● **The problem**
Your response should reproduce every line of the entries that contains the word "define".

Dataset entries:
=== Begin Enclosure ===

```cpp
extern "C" int ptts_set_option(ptts_engine *e, const char *key, int32_t value) {
  if (!e || !key) return fail(-1, "null argument");
  ENGINE_LOCK(e);
  const std::string k(key);
  if (k == "flow_cluster") e->opt_flow_cluster = value != 0;
  else if (k == "lm_cluster") e->opt_lm_cluster = value != 0;
  else if (k == "k_rotate") e->opt_k_rotate = value != 0;
  else if (k == "fuse_res") e->opt_fuse_res = value != 0;
  else if (k == "share_prefix") e->opt_share_prefix = value != 0;
  else if (k == "single_store") e->opt_single_store = value != 0;
  else if (k == "fuse_pcm") e->opt_fuse_pcm = value != 0;
  else if (k == "debug_taps") e->opt_debug_taps = value != 0;
  else if (k == "prefix_cascade") e->opt_cascade = value == 1 ? 423 : value;
  else if (k == "codec_lds_target") {
    if (value < 0 || value > 64 * 1024) return fail(-1, "codec_lds_target must be in [0, 65536]");
    e->opt_codec_lds_target = value;
  }
  else if (k == "flow_max_cus") {
    if (value < 8 || value > e->n_cus) return fail(-1, "flow_max_cus must be in [8, CUs of the device = " + std::to_string(e->n_cus) + "]");
    e->opt_flow_max_cus = value;
  }
  else return fail(-1, "unknown option " + k);
  return 0;
}
extern "C" int ptts_lm_state_error(ptts_lm_state *s, void *stream) {
  if (!s) return fail(-1, "null state");
  int h = 0;
  hipStream_t st = S(s->e, stream);
  HIPCHK(hipSetDevice(s->e->device));
  HIPCHK(hipMemcpyAsync(&h, s->ferr, sizeof(int), hipMemcpyDeviceToHost, st));
  HIPCHK(hipMemsetAsync(s->ferr, 0, sizeof(int), st));
  HIPCHK(hipStreamSynchronize(st));
  return h != 0;
}
extern "C" int ptts_debug_set_error(ptts_lm_state *s, int32_t value, void *stream) {
  if (!s) return fail(-1, "null state");
  hipStream_t st = S(s->e, stream);
  HIPCHK(hipSetDevice(s->e->device));
  HIPCHK(hipMemsetAsync(s->ferr, value ? 1 : 0, 1, st));
  HIPCHK(hipStreamSynchronize(st));
  return 0;
}
extern "C" int ptts_stream_create_masked(ptts_engine *e, int32_t cu_lo, int32_t cu_hi, void **out) {
  if (!e || !out) return fail(-1, "bad argument");
  HIPCHK(hipSetDevice(e->device));
  hipDeviceProp_t prop;
  HIPCHK(hipGetDeviceProperties(&prop, e->device));
  const int ncu = prop.multiProcessorCount, nxcd = 8, per = ncu / nxcd, words = (ncu + 31) / 32;
  if (cu_lo < 0 || cu_hi > per || cu_lo >= cu_hi) return fail(-1, "CU range must lie inside [0, CUs per XCD)");
  std::vector<uint32_t> mask(words, 0u);
  for (int i = 0; i < ncu; ++i) {
    const int c = i / nxcd;
    if (c >= cu_lo && c < cu_hi) mask[i >> 5] |= 1u << (i & 31);
  }
  hipStream_t st = nullptr;
  HIPCHK(hipExtStreamCreateWithCUMask(&st, (uint32_t)words, mask.data()));
  *out = (void *)st;
  return 0;
// ... 70 lines not shown
```

### pocket_tts_amd/csrc/ptts_flow.h

```cpp
#pragma once
#include "ptts_kernels.h"

#define FLOW_MAX_DEPTH 12
#define FLOW_WORKERS 8
#define FLOW_THREADS (64 * (FLOW_WORKERS + 1))
#define FLOW_SPIN_LIMIT 400000u

typedef unsigned u32x4 __attribute__((ext_vector_type(4)));
typedef unsigned long long u64;

struct FlowArgs {
  int MT, M, NG, NCL, FDF, LF, AF, depth, steps, ldim;
  const float *w_in, *b_in;
  const float *w_l0[FLOW_MAX_DEPTH], *b_l0[FLOW_MAX_DEPTH], *w_l2[FLOW_MAX_DEPTH], *b_l2[FLOW_MAX_DEPTH];
  const float *ln_w[FLOW_MAX_DEPTH], *ln_b[FLOW_MAX_DEPTH];
  const float *w_fin, *b_fin;
  const float *mod;
  long mod_step;
  const float *latfm;
  float *lat, *lat_out1, *lat_out2;
  float inv_steps;
  float *exch;
  u64 *flags;
  const int *ctr;
  int *err;
  const int *row_n;
  int row_ndef;
};

__device__ __forceinline__ __amdgpu_buffer_rsrc_t flow_rsrc(const void *p) {
  return __builtin_amdgcn_make_buffer_rsrc(const_cast<void *>(p), 0, 0x7ffffff0, 0x00020000);
}
__device__ __forceinline__ f32x4 flow_ld_sc1(__amdgpu_buffer_rsrc_t r, unsigned byte_off) {
  return __builtin_bit_cast(f32x4, __builtin_amdgcn_raw_buffer_load_b128(r, (int)byte_off, 0, 16));
}
__device__ __forceinline__ void flow_st_sc1(__amdgpu_buffer_rsrc_t r, unsigned byte_off, f32x4 v) {
  __builtin_amdgcn_raw_buffer_store_b128(__builtin_bit_cast(u32x4, v), r, (int)byte_off, 0, 16);
}

__device__ __forceinline__ bool flow_wait(const u64 *f, int np, u64 epoch, int lane, int *err) {
  for (unsigned spins = 0;; ++spins) {
    const u64 v = lane < np ? __hip_atomic_load(f + lane, __ATOMIC_RELAXED, __HIP_MEMORY_SCOPE_AGENT) : epoch;
    if (__all(v == epoch)) return true;
    if (spins > FLOW_SPIN_LIMIT) {
      if (lane == 0) atomicExch(err, 1);
      return false;
    }
    __builtin_amdgcn_s_sleep(2);
  }
}

template <int RT, int KPW, bool ROWLSD = false>
__global__ __launch_bounds__(FLOW_THREADS) void flow_cluster_kernel(FlowArgs a) {
  const int lane = threadIdx.x & 63, wave = threadIdx.x >> 6;
  const int FDF = a.FDF, LF = a.LF;
  const int cl = blockIdx.x / a.FDF, j = blockIdx.x % a.FDF;
  const bool coord = wave == FLOW_WORKERS;
  const int PPS = 2 * a.depth + 2, NPH = a.steps * PPS;
  __shared__ f32x4 red[FLOW_WORKERS][RT][64];
  __shared__ float st[FLOW_WORKERS][RT][16][2];
  const u64 ebase = ((u64)(unsigned)(*a.ctr) + 1ull) << 16;
  const f32x4 zero4 = {0.f, 0.f, 0.f, 0.f};
  bool dead = false;
  for (int grp = cl; grp < a.NG; grp += a.NCL) {
  const int mt0 = grp * RT;
  float *ex = a.exch + (size_t)grp * NPH * RT * FDF * 256;
  u64 *fl = a.flags + (size_t)grp * NPH * FDF;
  const __amdgpu_buffer_rsrc_t rs = flow_rsrc(ex);
  __syncthreads();

  int mtc[RT];
#pragma unroll
  for (int t = 0; t < RT; ++t) mtc[t] = min(mt0 + t, a.MT - 1);
  int nph = NPH;
  int nrow[RT];
  if constexpr (ROWLSD) {
    int mx = 0;
    const int mg = 16 * mt0 + lane;
    if (lane < RT * 16 && mg < a.M) mx = row_lsd_n(a.row_n, a.row_ndef, mg);
#pragma unroll
    for (int o = 32; o; o >>= 1) mx = max(mx, __shfl_xor(mx, o));
    nph = __builtin_amdgcn_readfirstlane(mx) * PPS;
#pragma unroll
    for (int t = 0; t < RT; ++t) {
      const int m = 16 * (mt0 + t) + (lane & 15);
      nrow[t] = m < a.M ? row_lsd_n(a.row_n, a.row_ndef, m) : 1;
    }
  }

  auto kind_of = [&](int ph) { return ph == 0 ? 0 : ph == PPS - 1 ? 3 : 1 + ((ph - 1) & 1); };
  auto wtile = [&](int ph, int &KF, bool &use) -> const float * {
    const int k = kind_of(ph), r = (ph - 1) >> 1;
    use = true;
    if (k == 0) { KF = LF; return a.w_in + (size_t)j * LF * 256; }
    KF = FDF;
    if (k == 1) return a.w_l0[r] + (size_t)j * FDF * 256;
    if (k == 2) return a.w_l2[r] + (size_t)j * FDF * 256;
    use = j < LF;
    return a.w_fin + (size_t)(use ? j : 0) * FDF * 256;
  };
  auto bias_of = [&](int ph) -> const float * {
    const int k = kind_of(ph), r = (ph - 1) >> 1;
    return (k == 0 ? a.b_in : k == 1 ? a.b_l0[r] : k == 2 ? a.b_l2[r] : a.b_fin) + (k == 3 && j >= LF ? 0 : 16 * j) + 4 * (lane >> 4);
  };

  f32x4 w[KPW];
  auto load_w = [&](int ph) {
    int KF;
    bool use;
    const float *Wt = wtile(ph, KF, use);
#pragma unroll
    for (int u = 0; u < KPW; ++u) {
      const int kf = wave * KPW + u;
      const f32x4 v = *(const f32x4 *)(Wt + (size_t)min(kf, KF - 1) * 256 + lane * 4);
      w[u] = (use && kf < KF) ? v : zero4;
    }
  };
  f32x4 xres[RT], latv[RT], e_bias = zero4, e_gate[RT], n_bias = zero4, n_gate[RT];
#pragma unroll
  for (int t = 0; t < RT; ++t) xres[t] = latv[t] = e_gate[t] = n_gate[t] = zero4;
  auto load_epi = [&](int p, f32x4 &bias, f32x4 *gate) {
    const int i = p / PPS, ph = p - i * PPS;
    bias = *(const f32x4 *)bias_of(ph);
    if (kind_of(ph) == 2) {
      const int r = (ph - 1) >> 1;
#pragma unroll
      for (int t = 0; t < RT; ++t)
        gate[t] = *(const f32x4 *)(a.mod + (size_t)i * a.mod_step + (((size_t)mtc[t] * a.AF + r * 3 * FDF + 2 * FDF + j) * 64 + lane) * 4);
    }
  };
  if (coord) {
    load_epi(0, e_bias, e_gate);
    if (j < LF) {
#pragma unroll
      for (int t = 0; t < RT; ++t) latv[t] = *(const f32x4 *)(a.latfm + (((size_t)mtc[t] * LF + j) * 64 + lane) * 4);
    }
  } else {
    load_w(0);
  }

  for (int p = 0; p < nph; ++p) {
    const int i = p / PPS, ph = p - i * PPS;
    const int kind = kind_of(ph);
    const int KF = kind == 0 ? LF : FDF;
    const bool lnmod = kind == 1 || kind == 3;
    if (coord && p > 0 && !dead) {
      const int np = ph == 0 ? LF : FDF;
      if (!flow_wait(fl + (size_t)(p - 1) * FDF, np, ebase | (u64)p, lane, a.err)) dead = true;
    }
    __syncthreads();
    f32x4 x[RT][KPW], ma[RT][KPW], mb[RT][KPW];
    const int r = (ph - 1) >> 1;
    if (!coord) {
      if (p == 0) {
#pragma unroll
        for (int t = 0; t < RT; ++t)
#pragma unroll
          for (int u = 0; u < KPW; ++u) {
            const int kf = wave * KPW + u;
            const f32x4 v = *(const f32x4 *)(a.latfm + (((size_t)mtc[t] * LF + min(kf, KF - 1)) * 64 + lane) * 4);
            x[t][u] = kf < KF ? v : zero4;
          }
      } else {
        const unsigned sbase = (unsigned)(p - 1) * RT * FDF * 1024u;
#pragma unroll
        for (int t = 0; t < RT; ++t)
#pragma unroll
          for (int u = 0; u < KPW; ++u) {
            const int kf = wave * KPW + u;
            const f32x4 v = flow_ld_sc1(rs, sbase + ((unsigned)(t * FDF + min(kf, KF - 1)) * 64u + lane) * 16u);
            x[t][u] = kf < KF ? v : zero4;
          }
      }
      if (lnmod) {
        const float *mbase = a.mod + (size_t)i * a.mod_step;
        const int sh0 = kind == 1 ? r * 3 * FDF : a.depth * 3 * FDF;
#pragma unroll
        for (int u = 0; u < KPW; ++u) {
          const int kf = min(wave * KPW + u, KF - 1);
          f32x4 lw = {1.f, 1.f, 1.f, 1.f}, lb = zero4;
          if (kind == 1) {
            lw = *(const f32x4 *)(a.ln_w[r] + 16 * kf + 4 * (lane >> 4));
            lb = *(const f32x4 *)(a.ln_b[r] + 16 * kf + 4 * (lane >> 4));
          }
#pragma unroll
          for (int t = 0; t < RT; ++t) {
            const float *mp = mbase + (((size_t)mtc[t] * a.AF + sh0 + kf) * 64 + lane) * 4;
            const f32x4 shv = *(const f32x4 *)mp, scv = 1.0f + *(const f32x4 *)(mp + (size_t)FDF * 256);
            ma[t][u] = lw * scv;
            mb[t][u] = lb * scv + shv;
          }
        }
#pragma unroll
        for (int t = 0; t < RT; ++t) {
          float s1 = 0.f, s2 = 0.f;
#pragma unroll
          for (int u = 0; u < KPW; ++u) {
            const f32x4 v = x[t][u];
            s1 += (v.x + v.y) + (v.z + v.w);
// ... 87 lines not shown
```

=== End Enclosure ===

● **Result of the task**
#define FLOW_MAX_DEPTH 12
#define FLOW_WORKERS 8
#define FLOW_THREADS (64 * (FLOW_WORKERS + 1))
#define FLOW_SPIN_LIMIT 400000u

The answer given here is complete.